A connection between one end and the other end stays open only long enough to send and receive each packet. To transmit any given message, I may receive many packets from you, but those packets could come over different paths of the network, and thus each packet uses a different end-to-end connection. Think of end-to-end connections as being intermittent rather than persistent.

Some consequences of this “smart ends, dumb network” architecture:

1. The network cannot identify spam. It does not even know that a packet is part of an email message–if it did, spam could be deterred by charging email senders a few cents for each email unless the recipient waives the charge.

2. The network does not know when it is sending packets that will be re-assembled into offensive content. Otherwise, it would be easier to implement censorship.

3. The network does not know the identity of the sender of the packets or the priority attached to them. In that sense, it is inherently “neutral.” The network does not know the difference between a life-or-death message and a cat video.

I get the sense that this original architectural model may no longer describe the current Internet.

–When content is cached on the network or stored in the “cloud,” it feels as if the network is no longer ignorant about content.

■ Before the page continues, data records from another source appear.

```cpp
int encode_group(mib_ctx *ctx, const Params &prm, const StreamDesc *sd, size_t k, uint8_t *d_out, uint64_t out_cap,
                 uint64_t out_pos, uint64_t *sizes, int32_t (*dc_out)[4], hipStream_t st, void **ws_slot) {
  std::vector<Job> jobs(k);
  std::vector<Seg> segs;
  std::vector<Mb> mbs;
  std::vector<uint32_t> seg_job;
  std::vector<SegRef> seg_ref;
  uint64_t pos_total = 0, out_scratch = 0, cmd_total = 0, npieces = 0;
  bool any_hist = false, any_parts = false, any_dict = false, any_cdict = false;
  for (size_t j = 0; j < k; j++) {
    Job &jb = jobs[j];
    memset(&jb, 0, sizeof(jb));
    const uint64_t n = sd[j].n;
    jb.data = sd[j].d_data;
    jb.n = (uint32_t)n;
    jb.lgwin = (uint32_t)prm.lgwin;
    jb.npostfix = (uint32_t)prm.npostfix;
    jb.ndirect = (uint32_t)prm.ndirect;
    jb.uncompressed = (prm.quality == 0 || n < 64) ? 1 : 0;
    jb.font = prm.font ? 1 : 0;
    jb.hq = prm.quality >= 10 ? 1 : 0;
    jb.hdr_lgwin = sd[j].hdr_lgwin;
    jb.final_ = sd[j].final_;
// ... 39 lines not shown
        mb.end = (uint32_t)std::min<uint64_t>(n, m0 + mb_max);
        mb.first_seg = (uint32_t)segs.size();
        mb.is_last = (mb.end == n && jb.final_) ? 1 : 0;
        for (uint64_t s0 = m0; s0 < mb.end; s0 += kSeg) {
          Seg sg;
          memset(&sg, 0, sizeof(sg));
          sg.job = (uint32_t)j;
          sg.start = (uint32_t)s0;
          sg.end = (uint32_t)std::min<uint64_t>(mb.end, s0 + kSeg);
          sg.mb = (uint32_t)mbs.size();
          sg.cmd_off = (uint32_t)cmd_total;
          cmd_total += (sg.end - sg.start) / 2 + 4 + (2 << kMaxPieceShift);
          const int pshift = dp_piece_shift(n, sd[j].streaming);
          sg.pieces = (uint32_t)(npieces << 3) | (uint32_t)pshift;
          npieces += 1ull << pshift;
          segs.push_back(sg);
        }
        mb.nseg = (uint32_t)segs.size() - mb.first_seg;
        mbs.push_back(mb);
      }
    }
    jb.nseg = (uint32_t)segs.size() - jb.seg_base;
    jb.nmb = (uint32_t)mbs.size() - jb.mb_base;
    const uint64_t span = ((n + kSeg - 1) / kSeg) * kSeg + kSeg;
    for (uint64_t q = 0; q < span / kSeg; q++) {
      seg_job.push_back((uint32_t)j);
      seg_ref.push_back(SegRef{jb.data - (uintptr_t)pos_total, (uint32_t)pos_total, (uint32_t)(pos_total + (jb.uncompressed ? 0 : n))});
    }
    pos_total += span;
    jb.out_off = out_scratch;
// ... 139 lines not shown
      uint32_t any = 0;
      CK(hipMemcpyAsync(&any, d_any_binary, 4, hipMemcpyDeviceToHost, st));
      CK(hipStreamSynchronize(st));
      if (any) {
        launch_words(st, d_jobs, d_seg_job, d_seg_ref, total, pos_words);
      } else {
        pos_words = nullptr;
        ring_hist = nullptr;
      }
    }
    fk.fork();
    if (forked && any_hist) launch_hist_update(fk.side, d_jobs, d_seg_job, skeys, svals, total);
    tm.start(two_pass ? "dp_sample" : "dp_parse");
    Seg *s1 = sampled ? d_sample : two_pass ? d_segs : d_fin;
    const int n1 = s1 == d_fin ? nfin : nsegs;
    launch_dp(st, d_jobs, s1, n1, lit_h, nullptr, matches, choice, any_cdict, prm.font, pos_words, ring_hist, d_mbs);
    tm.stop();
    tm.start("backtrack");
    launch_backtrack(st, d_jobs, s1, n1, choice, raw);
    tm.stop();
    if (two_pass) {
      tm.start("cost_model");
      launch_cost_model(st, d_jobs, (int)k, s1, nsegs, raw, model_h, model);
      tm.stop();
      tm.start("dp_parse");
      launch_dp(st, d_jobs, d_fin, nfin, lit_h, model, matches, choice, any_cdict, prm.font, pos_words, ring_hist, d_mbs);
      tm.stop();
      tm.start("backtrack");
      launch_backtrack(st, d_jobs, d_fin, nfin, choice, raw);
      tm.stop();
    }
    if (ps) launch_merge_pieces(st, d_jobs, d_segs, nsegs, d_pieces, raw);
    tm.start("codes");
    launch_carry(st, d_jobs, (int)k, d_segs, d_mbs);
    if (two_pass && rep_pass(prm)) launch_rep(st, d_jobs, d_segs, nsegs, model, raw, cmd_pos);
    launch_ring_scan(st, d_jobs, (int)k, d_segs, nsegs, raw, push);
    launch_codes(st, d_jobs, d_segs, d_mbs, nsegs, raw, cmds, cmd_pos, units, unit_h);
    launch_dist_ring(st, d_jobs, (int)k, d_segs, cmds);
    tm.stop();
    tm.start("block_split");
    fk.fork();
// ... 238 lines not shown
  uint8_t *buf[2] = {nullptr, nullptr};
  uint64_t buf_cap = 0;
  int cur = 0;
  uint64_t hist = 0;
  uint64_t abs = 0;
  uint64_t obytes = 0;
  uint32_t *tab = nullptr;
  std::vector<uint8_t> dict;
  DevDict ddict;
  uint8_t *stage = nullptr;
  uint64_t staged = 0;
};
extern "C" {

void mib_force_no_dp_cache(int off) { __atomic_store_n(&g_no_dp_cache, off ? 1 : 0, __ATOMIC_RELAXED); }

void mib_encode_ws_free(void *p) {
  Workspace *ws = reinterpret_cast<Workspace *>(p);
  if (!ws) return;
  if (ws->buf) hipFree(ws->buf);
  if (ws->side) hipStreamDestroy(ws->side);
  if (ws->fork_ev) hipEventDestroy(ws->fork_ev);
  if (ws->join_ev) hipEventDestroy(ws->join_ev);
  delete ws;
}
int mib_live_encoders(void) { return g_live_encoders.load(); }
void mib_encode_ws_trim(void **p, uint64_t keep) {
  Workspace *ws = reinterpret_cast<Workspace *>(*p);
  if (!ws) return;
  ws->quiet = ws->need > keep ? 0 : ws->quiet + 1;
// ... 449 lines not shown
```

brotli-lib_amd/python/brotli_amd/__init__.py:

```python
import ctypes
import os

__all__ = ['brotliEncode', 'BrotliEncoder', 'brotliDecode', 'BrotliDecoder', 'brotliDecodedSize', 'EncoderMode', 'BrotliError',
           'encode_batch', 'decode_batch', 'encoder_update_batch', 'decoder_update_batch', 'decoder_finish_batch',
           'decoder_update_batch_device', 'decoder_finish_batch_device', 'MORE_OUTPUT', 'DeviceContext', 'library_path']

_PKG = os.path.dirname(os.path.dirname(os.path.dirname(os.path.abspath(__file__))))
_LIB_PATH = os.environ.get('BROTLI_AMD_LIB') or os.path.join(_PKG, 'libbrotli_amd.so')


def library_path():
    return _LIB_PATH


class EncoderMode:
    GENERIC = 0
    TEXT = 1
    FONT = 2


class BrotliError(Exception):
    def __init__(self, message, code=None):
        super().__init__(message)
        self.code = code
# ... 433 lines not shown
    outs = (_Buf * k)()
    st = (ctypes.c_int * k)()
    if gpus is None:
        rc = _L().mib_encode_batch(spans, k, ctypes.byref(_opts(options)), outs, st)
    else:
        rc = _L().mib_encode_batch_n(spans, k, ctypes.byref(_opts(options)), int(gpus), outs, st)
    if rc:
        raise _err(rc)
    res = [_take(outs[i]) for i in range(k)]
    for i in range(k):
        if st[i]:
            raise _err(st[i])
    return res


def debug_match_records(buffers, options=None):
    import numpy as np
    k = len(buffers)
    keep = [_in(b) for b in buffers]
    spans = (_Span * k)(*[_Span(_addr(a), n) for a, n, _ in keep])
    outs = (_Buf * k)()
    rc = _L().mib_debug_match_records(spans, k, ctypes.byref(_opts(options)), outs)
    if rc:
        raise _err(rc)
    res = []
    for i in range(k):
        n = keep[i][1]
        a = np.frombuffer(_take(outs[i]), dtype='<u4')
        res.append(a.reshape(n, -1) if n else a.reshape(0, 4))
    return res
# ... 129 lines not shown
```

include/brotli_amd.h:

```cpp
#ifndef BROTLI_AMD_H_
#define BROTLI_AMD_H_
#include <stddef.h>
#include <stdint.h>
#ifdef __cplusplus
extern "C" {
#endif

#define MIB_MODE_GENERIC 0
#define MIB_MODE_TEXT 1
#define MIB_MODE_FONT 2

#define MIB_E_NO_DEVICE (-100)
#define MIB_E_INVALID_ARG (-101)
#define MIB_E_OUT_OF_MEMORY (-102)
#define MIB_E_OUTPUT_LIMIT (-103)
#define MIB_E_NEED_SPACE (-104)
#define MIB_E_JS_RANGE_ERROR (-105)
#define MIB_E_JS_TYPE_ERROR (-106)
#define MIB_E_NO_PROGRESS (-107)

typedef struct {
  int quality;
  int lgwin;
  int mode;
// ... 50 lines not shown
uint64_t mib_decoder_held_output(const mib_decoder *d);
int mib_debug_copy_batch(const uint8_t *const *d_src, uint8_t *const *d_dst, const uint64_t *n, size_t k);
void mib_decoder_batch_stats(uint64_t *launches);
void mib_decoder_batch_times(double *ms, int n);
void mib_force_decoder_grid(int max_blocks);

int mib_encode_batch(const mib_span *in, size_t k, const mib_enc_opts *o, mib_buf *out, int *status);
int mib_decode_batch(const mib_span *in, size_t k, mib_buf *out, int *status);
int mib_encode_batch_n(const mib_span *in, size_t k, const mib_enc_opts *o, int n_gpus, mib_buf *out, int *status);
int mib_decode_batch_n(const mib_span *in, size_t k, int n_gpus, mib_buf *out, int *status);
int mib_device_count(void);
int64_t mib_selftest_lds_atomic_order(int trials);
void mib_force_ballot_rank(int force);
void mib_force_shards(int force);
void mib_force_no_dp_cache(int off);
int mib_debug_match_records(const mib_span *in, size_t k, const mib_enc_opts *o, mib_buf *out);

void mib_buf_free(mib_buf *b);
typedef void *(*mib_alloc_func)(void *opaque, size_t size);
typedef void (*mib_free_func)(void *opaque, void *address);
void mib_set_allocator(mib_alloc_func alloc_func, mib_free_func free_func, void *opaque);

typedef struct mib_ctx mib_ctx;
mib_ctx *mib_ctx_new(int device);
void mib_ctx_free(mib_ctx *c);
int mib_ctx_encode(mib_ctx *c, const mib_enc_opts *o, const uint8_t *d_in, const uint64_t *in_offsets,
                   size_t k, uint8_t *d_out, uint64_t out_cap, uint64_t *out_offsets, void *stream);
int mib_ctx_decode(mib_ctx *c, const uint8_t *d_in, const uint64_t *in_offsets, size_t k, uint8_t *d_out,
                   const uint64_t *out_offsets, int64_t *out_sizes, int *status, void *stream);
typedef struct { char name[32]; double ms; uint32_t launches; } mib_kernel_time;
// ... 18 lines not shown
```

Measured before the change: 3369 MB/s.

## Add eight-pieces-per-wave DP variant with LDS-spilled far window ring

```diff
diff --git a/brotli-lib_amd/csrc/enc_common.h b/brotli-lib_amd/csrc/enc_common.h
--- a/brotli-lib_amd/csrc/enc_common.h
+++ b/brotli-lib_amd/csrc/enc_common.h
@@ -425,7 +425,8 @@
                        uint32_t *hist, CostModel *model);
 void launch_dp(hipStream_t st, const Job *jobs, const Seg *segs, int nsegs, const uint32_t *lit_h, const CostModel *model,
                const uint32_t *matches, uint64_t *choice, bool cdict, bool font, const uint32_t *words, uint32_t *ring_hist,
-               const Mb *mbs);
+               const Mb *mbs, int piece_shift);
+void dp_launch_counts(unsigned long long out[4]);
 size_t dp_ring_hist_bytes(int nsegs);
 void launch_any_binary(hipStream_t st, const Job *jobs, int njobs, uint32_t *flag);
 void launch_words(hipStream_t st, const Job *jobs, const uint32_t *pos_job, const SegRef *seg_ref, uint32_t total, uint32_t *words);
diff --git a/brotli-lib_amd/csrc/enc_parse.hip b/brotli-lib_amd/csrc/enc_parse.hip
--- a/brotli-lib_amd/csrc/enc_parse.hip
+++ b/brotli-lib_amd/csrc/enc_parse.hip
@@ -31,6 +31,8 @@
 #ifndef MIB_DP_OCC_KS4
 #define MIB_DP_OCC_KS4 MIB_DP_OCC
 #endif
+constexpr int kNear8 = 12;
+constexpr int kPre8 = 4;
 constexpr int kPtabW = 20;
 constexpr int kRepLen = 16;
 static_assert(kLongCopy <= 325, "copy codes of lengths <= 325 are < 20 (command.ts getCopyLengthCode)");
@@ -102,26 +104,33 @@
 static_assert(kHistPos > (uint32_t)kLongCopy, "a copy's predecessor must still be in the ring history");
 
 template <int KS, bool KM, bool KD, bool KR, bool KC>
-__global__ __launch_bounds__(64 * kDpWaves, KS == 4 ? MIB_DP_OCC_KS4 : (KC && KS == 2) ? 3 : kDpWavesPerSimd) void dp_kernel(const Job *jobs, const Seg *segs, int nsegs,
+__global__ __launch_bounds__(64 * kDpWaves, KS == 8 ? 3 : KS == 4 ? MIB_DP_OCC_KS4 : (KC && KS == 2) ? 3 : kDpWavesPerSimd) void dp_kernel(const Job *jobs, const Seg *segs, int nsegs,
                                                            const uint32_t *lit_histo, const CostModel *model,
                                                            const uint32_t *matches,
                                                            uint64_t *choice , float cmd_pen, int use_rep,
                                                            const uint32_t *pwords, uint32_t *ring_hist, const Mb *mbs,
                                                            int kc_split) {
   constexpr int kS = KS;
+  constexpr bool KW = KS == 8;
   constexpr int kL = 64 / kS;
   constexpr int kC = (kL - 1 + kLongCopy) / kL + 1;
   static_assert(kL - 1 + kLongCopy < kL * kC, "every relaxed length must land in a chunk");
-  static_assert(kRepLen <= kL, "a last-distance copy is measured by one lane per byte");
+  constexpr int kW = KS == 8 ? kNear8 : kC;
+  constexpr int kFar = kC - kW;
+  static_assert(KS == 8 || kFar == 0, "the other builds keep the whole window in registers");
+  static_assert(!KR || kRepLen <= kL, "a last-distance copy is measured by one lane per byte");
+  static_assert(KS < 8 || (!KD && !KR && !KC), "eight pieces a wave: the plain build only");
+  constexpr int kT = KW ? 1 : kS;
   static_assert(!KC || kL >= 16, "a lane per distance-cache candidate");
   constexpr uint64_t kLaneMask = kL == 64 ? ~0ull : ((1ull << kL) - 1);
-  __shared__ uint32_t ptab_all[kDpWaves * kS][24 * kPtabW];
+  __shared__ uint32_t ptab_all[kDpWaves * kT][24 * kPtabW];
   __shared__ uint8_t cct_all[kL + kLenTab];
   uint8_t *const cctab = cct_all + kL;
   __shared__ uint16_t itab[kInsTab];
-  __shared__ uint16_t litc_all[kDpWaves * kS][256];
-  constexpr int kPadSh = KS == 4 ? 4 : 5;
+  __shared__ uint16_t litc_all[kDpWaves * kT][256];
+  constexpr int kPadSh = KS == 8 ? 3 : KS == 4 ? 4 : 5;
   __shared__ StageEnt stg_all[kDpWaves][64 + (64 >> kPadSh)];
+  __shared__ uint2 far_all[kDpWaves][kFar ? kFar * 64 : 1];
   for (int t = (int)threadIdx.x - kL; t < kLenTab; t += 64 * kDpWaves) cctab[t] = (uint8_t)(t >= 2 ? copy_code((uint32_t)t) : 0);
   for (int t = threadIdx.x; t < kInsTab; t += 64 * kDpWaves) {
     const int ic = ins_code((uint32_t)t);
@@ -132,8 +141,8 @@
   const uint32_t h = lane / kL, hl = lane % kL, hbase = h * kL;
   const int sgi = (blockIdx.x * kDpWaves + (int)w) * kS + (int)h;
   StageEnt *stg = stg_all[w];
-  uint16_t *litc = litc_all[w * kS + h];
-  uint32_t *ptab = ptab_all[w * kS + h];
+  uint16_t *litc = litc_all[KW ? w : w * kS + h];
+  uint32_t *ptab = ptab_all[KW ? w : w * kS + h];
   uint32_t a = 0, b = 0, gbase = 0, job = 0;
   const uint8_t *data = nullptr;
   int ndirect = 0, npostfix = 0;
@@ -162,38 +171,54 @@
   if (__ballot(a < b) == 0) return;
   const CostModel *cm = (KM && a < b) ? model + job : nullptr;
   const float dist0 = dist_price(0, cm);
-  if (a < b)
-    for (uint32_t t = hl; t < 24 * kPtabW; t += kL) {
+  constexpr uint32_t kF = KW ? 64u : (uint32_t)kL;
+  const uint32_t tl = KW ? lane : hl;
+  uint32_t fjob = job;
+  bool fill = a < b;
+  if constexpr (KW) {
+    fjob = (uint32_t)__builtin_amdgcn_readlane((int)job, (int)__ffsll((unsigned long long)__ballot(a < b)) - 1);
+    fill = true;
+  }
+  const CostModel *cmf = KW ? (KM ? model + fjob : nullptr) : cm;
+  const float dist0f = KW ? dist_price(0, cmf) : dist0;
+  if (fill)
+    for (uint32_t t = tl; t < 24 * kPtabW; t += kF) {
       const int ic = (int)(t / kPtabW), cc = (int)(t % kPtabW);
-      const _Float16 x = (_Float16)(copy_price(ic, cc, false, dist0, cm) + cmd_pen),
-                     y = (_Float16)(copy_price(ic, cc, true, dist0, cm) + cmd_pen);
+      const _Float16 x = (_Float16)(copy_price(ic, cc, false, dist0f, cmf) + cmd_pen),
+                     y = (_Float16)(copy_price(ic, cc, true, dist0f, cmf) + cmd_pen);
       ptab[t] = (uint32_t)__builtin_bit_cast(uint16_t, x) | ((uint32_t)__builtin_bit_cast(uint16_t, y) << 16);
     }
-  if (cm) {
-    if (a < b)
-      for (uint32_t k = hl; k < 256; k += kL)
-        litc[k] = (uint16_t)(uint32_t)(fminf(fmaxf(cm->lit[k], 1.f), 255.f) * 256.f);
+  if (cmf) {
+    if (fill)
+      for (uint32_t k = tl; k < 256; k += kF)
+        litc[k] = (uint16_t)(uint32_t)(fminf(fmaxf(cmf->lit[k], 1.f), 255.f) * 256.f);
   } else {
     uint32_t part = 0;
-    if (a < b)
-      for (uint32_t k = hl; k < 256; k += kL) part += lit_histo[job * 256 + k];
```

–Many features, such as predictive typing in a Google search, are designed to mimic a persistent connection between one end and the other.

–When I use Gmail, a lot of the software processing is done by Google’s computers. That blurs the distinction between the network and the endpoints. Google is performing some of each function. Other major platforms, such as Facebook, also appear to blur this distinction.

The new Internet has advantages in terms of speed and convenience for users. But there are some potential choke points that did not exist with the original architecture.

10 thoughts on “The Original Internet Architecture

  1. I don’t think that a whole lot has changed technologically. The sites that have been banned in the last few weeks could have been banned ten years ago. What changed is the norms.

    In order to publish content on the internet you need to lease an IP address and a domain name from a big company. The IP address connects you to the network and allows people to find your server and download the content hosted on it. The domain name is an alias to look up the IP address, so that you can move servers but people can still find you. Up until now, the big companies would only revoke your domain registration or IP address for doing something obviously illegal like hosting kiddie porn or copyrighted Hollywood movies. Now, big companies are revoking domain registration for hosting “hate speech.” The network itself is still agnostic to content during transit, it’s still mostly dumb pipes. But if you are publishing stuff to be readable by the general public, the person in charge of the big company can read it to, and say, “we don’t want to lease a domain name to this hateful organization, we’re rescinding their account.”

    The only big change technologically since 10 years ago is the rise of content delivery networks. It used to be that the end user would load a site directly from the publishers servers. But the problem is that your typical publisher cannot afford to run a beefy server. So if their site has a spike of popularity, or comes under attack by armies of bots and is held ransom, their site goes down. So the solution is that you get a big company service to cache your site, to keep a copy of the pages, and they have the beefy servers that can serve the content and survive attacks.

    So for practical purposes, to publish content on the web you need three things: 1) to lease an IP address 2) to lease a domain name 3) to have a content delivery network be the middle man caching your content. Any one of these three thus becomes a bottle neck that prevent you from publishing publicly on the web.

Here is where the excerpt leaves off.